Ich habe mich schon gefragt, was dieses Wort bedeutet, als wir uns für dieses Buch entschieden haben. Ich habe mir etwas Böses und Dämonisches darunter vorgestellt. Siehe da, es handelt sich tatsächlich um etwas Schlechtes. «Kabale» steht nämlich für «Intrige», «Hinterhältigkeit» oder «Heimtücke». Davon gibt es im Buch eine ganze Menge, hauptsächlich verursacht durch den Präsidenten und seinen Sekretär Wurm, der für ihn die Intrigen ausdenkt. «Kabale und Liebe» bedeutet daher, dass der Liebe von Ferdinand und Louise Intrigen gegenüberstehen, welche sich ihrem gemeinsamen Glück in den Weg stellen. Unteranderem hat Ferdinands Vater eine Kabale geplant, um seine eigenen Machtinteressen durchsetzen zu können.

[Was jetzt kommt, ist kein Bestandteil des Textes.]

# nauful/NLZM

Hardware: AMD Instinct MI355X
Metric: compress MB/s (higher is better)
Workload: dtype u8; 1 GPU; enwik9 stand-in: 1000000000 B stream, -window:28; step = 41 launches of 8 chunks (40136704 B) of the stream; timed: bytes [200683520, 401367040) of 1000000000 (a prefix: the steps asked for end before the stream does); window_bits=28, batch_chunks=8, whole_stream=False

## Files before the change

### nlzm_amd/csrc/nlzm_hip.cpp

```cpp
#include <hip/hip_runtime.h>
#include <dirent.h>
#include <unistd.h>

#include <stdarg.h>
#include <stdint.h>
#include <stdio.h>
#include <stdlib.h>
#include <string.h>

#include <mutex>
#include <vector>

#include "nlzm_host_state.h"
#include "nlzm_report.h"

#include "nlzm_launch.h"

using namespace nlzm;
using namespace nlzm::host;

namespace {

char g_err[kErrText] = "";
std::mutex g_err_mu;
char *thread_err() { return t_dev ? t_dev->err : nullptr; }

int g_hwq_effective = 0;

inline uint32_t clampu(uint32_t v, uint32_t lo, uint32_t hi) { return v < lo ? lo : (v > hi ? hi : v); }

}

namespace nlzm {
int host_error(int code, const char *text)
{
    std::lock_guard<std::mutex> lk(g_err_mu);
    snprintf(g_err, sizeof g_err, "%s", text);
    if (char *te = thread_err()) memcpy(te, g_err, sizeof g_err);
    return code;
}
namespace host {

void error_prefixed(char (&out)[kErrText], const char *text, const char *prefix_fmt, ...)
{
    char prefix[32];
    va_list ap;
    va_start(ap, prefix_fmt);
    vsnprintf(prefix, sizeof prefix, prefix_fmt, ap);
    va_end(ap);
    std::lock_guard<std::mutex> lk(g_err_mu);
    snprintf(out, sizeof out, "%s%.*s", prefix, (int)sizeof out - 32, text ? text : g_err);
}
void error_replace(const char (&text)[kErrText])
{
    std::lock_guard<std::mutex> lk(g_err_mu);
    memcpy(g_err, text, sizeof g_err);
}

DevState g_dev0;
thread_local DevState *t_dev = nullptr;

void free_stream_buffers(Ctx &C)
{
    for (void *p : C.owned) (void)hipFree(p);
    C.owned.clear();
    C.buf = StreamBuffers{}; C.set[0] = C.set[1] = LaunchSet{}; C.set_idx = 0;
    C.open = false;
}
void release_own_io(Ctx &C)
{
    if (C.own_in) { (void)hipFree(C.own_in); C.own_in = nullptr; }
    if (C.own_dst) { (void)hipFree(C.own_dst); C.own_dst = nullptr; }
}
int alloc_own_io(Ctx &C, uint64_t n, uint64_t bound)
{
    release_own_io(C);
    HIPCHK(hipMalloc(&C.own_in, n + 512));
    HIPCHK(hipMalloc(&C.own_dst, bound));
    HIPCHK(hipMemsetAsync(C.own_in + n, 0, 512, C.st));
    return 0;
}

void make_geom(uint64_t n, uint32_t hist_bits_req, Geom &g)
{
    uint32_t hb = hist_bits_req;
    while (hb > 10 && n < (1ull << (hb - 1))) --hb;
    g.n = n;
    g.wbits = hb; g.wmask = (1u << hb) - 1;
    g.frame_bits = clampu(hb - 2, 14, 17);
    g.frame_size = 1u << g.frame_bits;
    g.chunk_size = ((g.frame_size * 15) / 16) - 0x200;
    g.feed = g.chunk_size + kMatchMax + 1;
    g.ht3_shift = 32 - (12 + clampu(hb, 15, 17) - 15);
    g.bt_shift = 32 - (13 + clampu(hb, 16, 20) - 16);
    g.rk_shift = 32 - (15 + clampu(hb, 16, 22) - 16);
    g.tag_mask = (uint32_t)((1ull << (32 - hb)) - 1);
    g.nchunks = (uint32_t)((n + g.chunk_size - 1) / g.chunk_size);
    g.bt_tmask = g.wmask;
}

// ... 2 lines not shown
    uint32_t tb = clampu(g.wbits + 5, 16, 33);
    uint32_t lgn = 1; while ((1ull << lgn) < g.n) lgn++;
    const uint32_t want = lgn + (uint32_t)tbits_per;
    if (want < tb) tb = want < 16 ? 16 : want;
    if ((int64_t)tb > tbits_max) tb = (uint32_t)(tbits_max < 16 ? 16 : tbits_max);
    return tb;
}
bool prefilter_is_bitmap(const Geom &g) { return g.n <= (unsigned long long)g.wmask + 1; }
size_t prefilter_bytes(uint32_t t_bits, bool bitmap)
{
    return bitmap ? (((size_t)1 << t_bits) / 8 < 4 ? (size_t)4 : ((size_t)1 << t_bits) / 8) : (size_t)4 << t_bits;
}
double launch_bytes_per_chunk(const Geom &g) { return 2300.0 * g.chunk_size + 8.0 * g.chunk_size * 4; }

namespace {
int alloc_launch_set(Ctx &C, LaunchSet &S)
{
    const StreamConfig &K = C.cfg;
    const unsigned long long bpos = (unsigned long long)K.batch * C.g.chunk_size;
    DEVALLOC(S.rkhash, K.rkhash_len * 4 + 16);
    DEVALLOC(S.syms, K.batch * K.syms_stride * 4);
    DEVALLOC(S.bits, K.batch * K.bits_stride);
    DEVALLOC(S.fmeta, K.batch * sizeof(FrameMeta));
    DEVALLOC(S.unc, bpos + 16);
    DEVALLOC(S.bt_ready, bpos * 4 * kBtRec);
    DEVALLOC(S.bt_flag, bpos * 4);
    DEVALLOC(S.abort_word, 4);
    DEVALLOC(S.bin_off, (size_t)K.batch * (K.nheads + 1) * 4);
    DEVALLOC(S.bin_pos, bpos * 8);
    if (K.hot_max) {
        DEVALLOC(S.hot_of_bin, (size_t)K.nheads * 4);
        DEVALLOC(S.hot_list, ((size_t)K.hot_max + 1) * 4);
    }
    if (K.in_set) DEVALLOC(S.snap, sizeof(v2::RoundSnap));
    return 0;
}
}
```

Ein Intrigant hintergeht seinen Feind für seinen Vorteil, in diesem Fall hintergeht der Vater seinen Sohn. Das Ganze endet schliesslich in einer Katastrophe, nämlich dem Tode der Verliebten. Da Wurm selbst in Louise verliebt ist, hatte er neben dem Machtgewinn noch ein weiteres Motiv, die beiden auseinander bringen zu wollen, er möchte Louise für sich gewinnen. Der Präsident ist gegen die Beziehung, zum einen, weil er Louise nicht für standesgemäss hält, zum anderen, weil dies seiner Karriere im Weg stehen würde. Von Walter wollte seinen Sohn mit einer der Mätressen des Herzogs vermählen, um mehr Macht am Hofe zu erlangen. Als er dann merkte, dass sich Ferdinand dazu weigern wird, musste er zu anderen Mitteln greifen. Louise wird in dieser Kabale als Betrügerin und Fremdgeherin dargestellt. Um dies glaubhaft rüberzubringen, soll sie einen Brief an ihren angeblichen Verehrer, den Hofmarschall von Kalb schreiben. Dieser wird hier als Mittel zum Zweck missbraucht. Damit Louise dies entgegen all ihrer Prinzipien tut, droht man mit der Todesstrafe an ihrem Vater, der kurz zuvor inklusive der Mutter willkürlich verhaftet wurde. Als Ferdinand den Brief findet, ist er ausser sich und hegt einen Hass gegen Louise. Die Intrige ist also vorderhand geglückt. Aufgrund seiner schlimmen Eifersucht tötet er Louise.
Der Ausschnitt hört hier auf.